Des airs de Napoléon III
«La formule “Front populaire”, lancée par François Ruffin, est adaptée au moment. Elle est hyperclaire, on sait pourquoi elle a existé, quelles étaient les menaces à l’époque. Je ne dis pas ça pour dédouaner Emmanuel Macron, mais je ne trouve pas totalement absurde d’articuler la politique nationale aux élections européennes. La dernière fois que le contexte international a été aussi merdique, c’était pendant la guerre d’Espagne. A cette époque, ce qu’il se passait dans le monde pouvait avoir d’importantes répercussions en France. Malgré les tentatives confusionnistes de Michel Onfray, les gens voient encore à peu près ce qu’est le Front populaire : l’union des gauches contre la menace de l’extrême droite et le risque de guerre mondiale. Il y a aussi un contenu : les congés payés, la réduction du temps de travail… Ça nous ramène un peu à la loi retraite.

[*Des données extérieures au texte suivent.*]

template <typename T>
std::unique_ptr<Operator<T>> build_operator(const Geom& g, const ModelAccum& m, const PointStore& pts, const HostRows& rows,
                                            cudaStream_t s)
{
	TraceScope  trace("build_operator (data term, diagonal, preconditioner)");
	cudaEvent_t e0, e1;
	FI_CUDA(cudaEventCreate(&e0));
	FI_CUDA(cudaEventCreate(&e1));
	FI_CUDA(cudaEventRecord(e0, s));
	auto op  = std::make_unique<Operator<T>>();
	op->g    = g;
	op->tabs = make_tables(g, m);
	op->atb.resize(g.N);
	op->diag.resize(g.N);
	op->minv.resize(g.N);
	op->atb.zero(s);
	op->diag.zero(s);
	build_data_term<T>(g, pts, rows, op->data, op->atb.data(), op->diag.data(), s);
	stencil_diagonal<T>(g, op->tabs, op->diag.data(), op->minv.data(), s);
	op->partial.resize(static_cast<size_t>(stencil_partial_slots(g)));
	op->ticket.resize(1);
	op->ticket.zero(s);
	FI_CUDA(cudaEventRecord(e1, s));
	FI_CUDA(cudaEventSynchronize(e1));
	float ms = 0;
	FI_CUDA(cudaEventElapsedTime(&ms, e0, e1));
	op->setup_ms = ms;
	cudaEventDestroy(e0);
	cudaEventDestroy(e1);
	return op;
}

template <typename T>
void residual(Operator<T>& op, const T* b, const T* x, T* r, double* rr, double* bb, cudaStream_t s)
{
	ensure_work(op, s);
	PcgWork<T>&   w   = op.work;
	const int64_t off = op.g.own_offset(), n = op.g.own_cells();
	if (op.dist) { op.dist->exchange_halo(const_cast<T*>(x), sizeof(T), s); }
	op.apply(x, w.q.data(), nullptr, nullptr, s);
	DevBuf<double> out(2);
	auto kern = residual_kernel<T>;
	FI_LAUNCH(kern, vec_grid(n), kThreads, 0, s, n, (b ? b : op.atb.data()) + off, w.q.data() + off, r ? r + off : nullptr, out.data(),
	          w.partial.data(), w.ticket.data());
	if (op.dist) { op.dist->allreduce(out.data(), 2, s); }
	double h[2];
	FI_CUDA(cudaMemcpyAsync(h, out.data(), sizeof(h), cudaMemcpyDeviceToHost, s));
	FI_CUDA(cudaStreamSynchronize(s));
	*rr = h[0];
	*bb = h[1];
}

template <typename T>
PcgResult pcg_solve(Operator<T>& op, const T* b, T* x, double tol, long long max_iter, int check_every, bool want_true_residual,
                    cudaStream_t s)
{
	TraceScope trace("pcg_solve");
	ensure_work(op, s);
	PcgWork<T>&   w = op.work;
	const int64_t off = op.g.own_offset(), n = op.g.own_cells();
	DistHooks*    dist = op.dist;
	const T*      rhs = b ? b : op.atb.data();
	if (max_iter <= 0) {
		max_iter = 2 * static_cast<long long>(op.g.size[0]) * op.g.size[1] * op.g.size[2];
	}
	if (!(tol > 0)) { tol = std::is_same<T, float>::value ? 1.1920929e-07 : 2.220446049250313e-16; }
	check_every = std::max(2, check_every <= 0 ? 32 : check_every);
	check_every += check_every & 1;

	cudaEvent_t e0, e1;
	FI_CUDA(cudaEventCreate(&e0));
	FI_CUDA(cudaEventCreate(&e1));
	FI_CUDA(cudaEventRecord(e0, s));

	const int grid = vec_grid(n);
	const PeerLink* link = dist ? dist->link() : nullptr;
	T*              r_vec = w.r.data();
	HaloPush<T>     push;
	if (link) {
		void *lo = nullptr, *hi = nullptr;
		r_vec = static_cast<T*>(dist->shared_vector(static_cast<size_t>(op.g.N) * sizeof(T), &lo, &hi, s));
		const int64_t plane = op.g.stride[2], halo = op.g.zown0;
		push.count = halo * plane;
		if (lo) { push.lo = static_cast<T*>(lo) + halo * plane + dist->peer_own_cells(link->rank - 1); }
		if (hi) { push.hi = static_cast<T*>(hi); }
	}
	const bool zero_guess = op.guess_is_zero;
	op.guess_is_zero      = false;
	if (!zero_guess) {
		if (dist) { dist->exchange_halo(x, sizeof(T), s); }
		op.apply(x, w.q.data(), nullptr, nullptr, s);
	}
	{
		auto kern = pcg_init_kernel<T>;
		FI_LAUNCH(kern, grid, kThreads, 0, s, n, rhs + off, zero_guess ? static_cast<const T*>(nullptr) : w.q.data() + off, op.minv.data() + off, r_vec + off, w.p.data() + off,
		          w.state.data(), tol, max_iter, w.partial.data(), w.ticket.data(), dist ? 1 : 0);
		if (dist) {
			dist->allreduce(w.state.data()->part, 3, s);
			FI_LAUNCH(pcg_init_finish_kernel, 1, 1, 0, s, w.state.data(), tol, max_iter);
			dist->exchange_halo(r_vec, sizeof(T), s);
		}
	}
	PcgState h;
	FI_CUDA(cudaMemcpyAsync(&h, w.state.data(), sizeof(h), cudaMemcpyDeviceToHost, s));
	FI_CUDA(cudaStreamSynchronize(s));

	PcgResult res;
	res.zero_rhs         = (h.bb == 0.0);
	res.initial_residual = h.bb > 0 ? std::sqrt(h.rr0 / h.bb) : 0.0;
	if (res.zero_rhs) {
		FI_CUDA(cudaMemsetAsync(x + off, 0, n * sizeof(T), s));
	} else if (!h.done) {
		const int* d_done = &w.state.data()->done;
		double*    d_pq   = &w.state.data()->pq;
		T*   pp[2] = {w.p.data(), w.p2.data()};
		const unsigned long long seq_base = link ? (dist->next_seq() << 40) : 0ull;
		const char* fold_env  = std::getenv("FI_B200_PEER_FOLD");
		const int   fold_mode = !link ? 0 : (fold_env && *fold_env >= '0' && *fold_env <= '3' ? *fold_env - '0' : 2);
		const bool  data_publishes = fold_mode >= 2, update_finishes = fold_mode == 1 || fold_mode == 2;
		const char* walk_env = std::getenv("FI_B200_PEER_UPDATE");
		const bool  peer_update_blocked = walk_env ? walk_env[0] == 'b' : n < (48ll << 20);
		bool deferred_x = false;
		auto enqueue_round = [&] {
			for (int it = 0; it < check_every; ++it) {
				const int par = it & 1;
				const bool fused = stencil_fused_step<T>(op.use_fast, op.g, op.tabs, r_vec, op.minv.data(), pp[par], pp[par ^ 1], w.q.data(),
				                                         w.state.data(), par, d_pq, op.partial.data(), op.ticket.data(), d_done, s);
				deferred_x = deferred_x || fused;
				if (fused && link) {
					PeerPublish pub;
					pub.link  = *link;
					pub.which = 0;
					pub.par   = par;
					pub.base  = seq_base;
					pub.st    = w.state.data();
					const bool published = apply_data_term<T>(op.g, op.data, pp[par ^ 1], w.q.data(), d_pq, d_done, s, data_publishes ? &pub : nullptr);
					const bool in_update = fold_mode == 1;
					if (!published && !in_update) { FI_LAUNCH(peer_publish_kernel, 1, 32, 0, s, *link, 0, par, seq_base, w.state.data(), d_pq, 1, d_done); }
					auto ku = par == 0 ? pcg_update_peer_kernel<T, kXSkip> : pcg_update_peer_kernel<T, kXBoth>;
					FI_LAUNCH(ku, grid, kThreads, 0, s, n, x + off, r_vec + off, pp[par ^ 1] + off, pp[par] + off, w.q.data() + off, op.minv.data() + off,
					          w.state.data(), par, w.partial.data(), w.ticket.data(), *link, push, seq_base, (in_update ? 1 : 0) | (update_finishes ? 2 : 0),
					          peer_update_blocked ? 1 : 0);
					if (!update_finishes) { FI_LAUNCH(pcg_update_finish_peer_kernel, 1, 32, 0, s, w.state.data(), par, *link, seq_base); }
				} else if (fused) {
					apply_data_term<T>(op.g, op.data, pp[par ^ 1], w.q.data(), d_pq, d_done, s);
					if (dist) { dist->allreduce(d_pq, 1, s); }
					auto ku = par == 0 ? pcg_update_kernel<T, kXSkip> : pcg_update_kernel<T, kXBoth>;
					FI_LAUNCH(ku, grid, kThreads, 0, s, n, x + off, r_vec + off, pp[par ^ 1] + off, pp[par] + off, w.q.data() + off, op.minv.data() + off,
					          w.state.data(), par, w.partial.data(), w.ticket.data(), dist ? 1 : 0);
					if (dist) {
						dist->allreduce(w.state.data()->part, 2, s);
						FI_LAUNCH(pcg_update_finish_kernel, 1, 1, 0, s, w.state.data(), par);
						dist->exchange_halo(r_vec, sizeof(T), s);
					}
				} else {
					FI_REQUIRE(dist == nullptr, FI_ERR_UNSUPPORTED, "a slab-sharded solve needs the fused 3D stencil kernel");
					op.apply(w.p.data(), w.q.data(), d_pq, d_done, s);
					auto ku = pcg_update_kernel<T, kXClassic>;
					FI_LAUNCH(ku, grid, kThreads, 0, s, n, x, w.r.data(), w.p.data(), static_cast<const T*>(nullptr), w.q.data(), op.minv.data(), w.state.data(), par,
					          w.partial.data(), w.ticket.data(), 0);
					auto kd = pcg_direction_kernel<T>;
					FI_LAUNCH(kd, grid, kThreads, 0, s, n, w.r.data(), op.minv.data(), w.p.data(), w.state.data(), par);
				}
			}
		};
		cudaEvent_t l0, l1;
		FI_CUDA(cudaEventCreate(&l0));
		FI_CUDA(cudaEventCreate(&l1));
		if (dist && !link) {
			TraceScope trl("iteration loop (direct launches)");
			FI_CUDA(cudaEventRecord(l0, s));
			while (true) {
				enqueue_round();
				FI_CUDA(cudaMemcpyAsync(&h, w.state.data(), sizeof(h), cudaMemcpyDeviceToHost, s));
				FI_CUDA(cudaStreamSynchronize(s));
				if (h.done) { break; }
			}
		} else {
			cudaGraph_t     graph = nullptr;
			cudaGraphExec_t exec  = nullptr;
			const int64_t   before = g_launches;
			FI_CUDA(cudaStreamBeginCapture(s, cudaStreamCaptureModeThreadLocal));
			try {
				enqueue_round();
			} catch (...) {
				cudaStreamEndCapture(s, &graph);
				if (graph) { cudaGraphDestroy(graph); }
				throw;
			}
			FI_CUDA(cudaStreamEndCapture(s, &graph));
			const int64_t per_graph = g_launches - before;
			g_launches              = before;
			{
				TraceScope tr("cudaGraphInstantiate");
				FI_CUDA(cudaGraphInstantiate(&exec, graph, 0));
			}
			TraceScope trl("iteration loop (graph launches)");
			FI_CUDA(cudaEventRecord(l0, s));
			while (true) {
				FI_CUDA(cudaGraphLaunch(exec, s));
				count_launch(static_cast<int>(per_graph));
				FI_CUDA(cudaMemcpyAsync(&h, w.state.data(), sizeof(h), cudaMemcpyDeviceToHost, s));
				FI_CUDA(cudaStreamSynchronize(s));
				if (h.done) { break; }
			}
			cudaGraphExecDestroy(exec);
			cudaGraphDestroy(graph);
		}
		if (deferred_x && (h.iters & 1)) {
			auto kf = pcg_flush_x_kernel<T>;
			FI_LAUNCH(kf, grid, kThreads, 0, s, n, x + off, static_cast<const T*>(pp[1] + off), static_cast<const PcgState*>(w.state.data()));
		}
		FI_CUDA(cudaEventRecord(l1, s));
		FI_CUDA(cudaEventSynchronize(l1));
		if (link && trace_enabled() && h.iters >= 8) {
			std::vector<unsigned long long> st3(3 * 512);
			FI_CUDA(cudaMemcpy(st3.data(), link->local->stamp, sizeof(unsigned long long) * 3 * 512, cudaMemcpyDeviceToHost));
			const long long last = h.iters - 1, first = std::max<long long>(1, h.iters - 400);
			double a = 0, b = 0, c = 0;
			for (long long k = first; k <= last; ++k) {
				a += static_cast<double>(st3[0 * 512 + (k & 511)] - st3[2 * 512 + ((k - 1) & 511)]);
				b += static_cast<double>(st3[1 * 512 + (k & 511)] - st3[0 * 512 + (k & 511)]);
				c += static_cast<double>(st3[2 * 512 + (k & 511)] - st3[1 * 512 + (k & 511)]);
			}
			const double cnt = static_cast<double>(last - first + 1) * 1e3;
			fprintf(stderr, "[fi_b200] rank %d per-iteration us: stencil+data %.1f | wait p.Ap %.1f | update+wait r.r %.1f\n", link->rank, a / cnt,
			        b / cnt, c / cnt);
		}
		float lms = 0;
		FI_CUDA(cudaEventElapsedTime(&lms, l0, l1));
		res.loop_ms = lms;
		cudaEventDestroy(l0);
		cudaEventDestroy(l1);
	}
	FI_CUDA(cudaEventRecord(e1, s));
	FI_CUDA(cudaEventSynchronize(e1));
	float ms = 0;
	FI_CUDA(cudaEventElapsedTime(&ms, e0, e1));
	cudaEventDestroy(e0);
	cudaEventDestroy(e1);

	res.solve_ms     = ms;
	res.iterations   = h.iters;
	res.rel_residual = h.bb > 0 ? std::sqrt(h.rr / h.bb) : 0.0;
	res.converged    = res.zero_rhs || (h.rr <= h.tol2bb);
	res.true_residual = res.rel_residual;
	if (want_true_residual && !res.zero_rhs) {
		double rr = 0, bb = 0;
		residual<T>(op, rhs, x, nullptr, &rr, &bb, s);
		res.true_residual = bb > 0 ? std::sqrt(rr / bb) : 0.0;
		const bool recurrence_met = res.converged;
		res.converged             = res.true_residual <= kConvergedSlack * tol;
		res.stalled               = (recurrence_met && !res.converged) || h.breakdown != 0;
	}
	return res;
}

«Avec la dissolution, Emmanuel Macron se donne des airs de Napoléon III. Il veut être la figure autoritaire qui nous sauvera des autoritaires méchants, le Rassemblement national. Il ne va pas se faire proclamer empereur, mais on sent que derrière le projet, c’est ça : il y a une demande d’autorité, ce pays veut un chef, et c’est lui qui l’incarnera à merveille. C’est un moment bonapartiste de son point de vue. C’est sûrement foireux mais je pense que c’est le calcul.»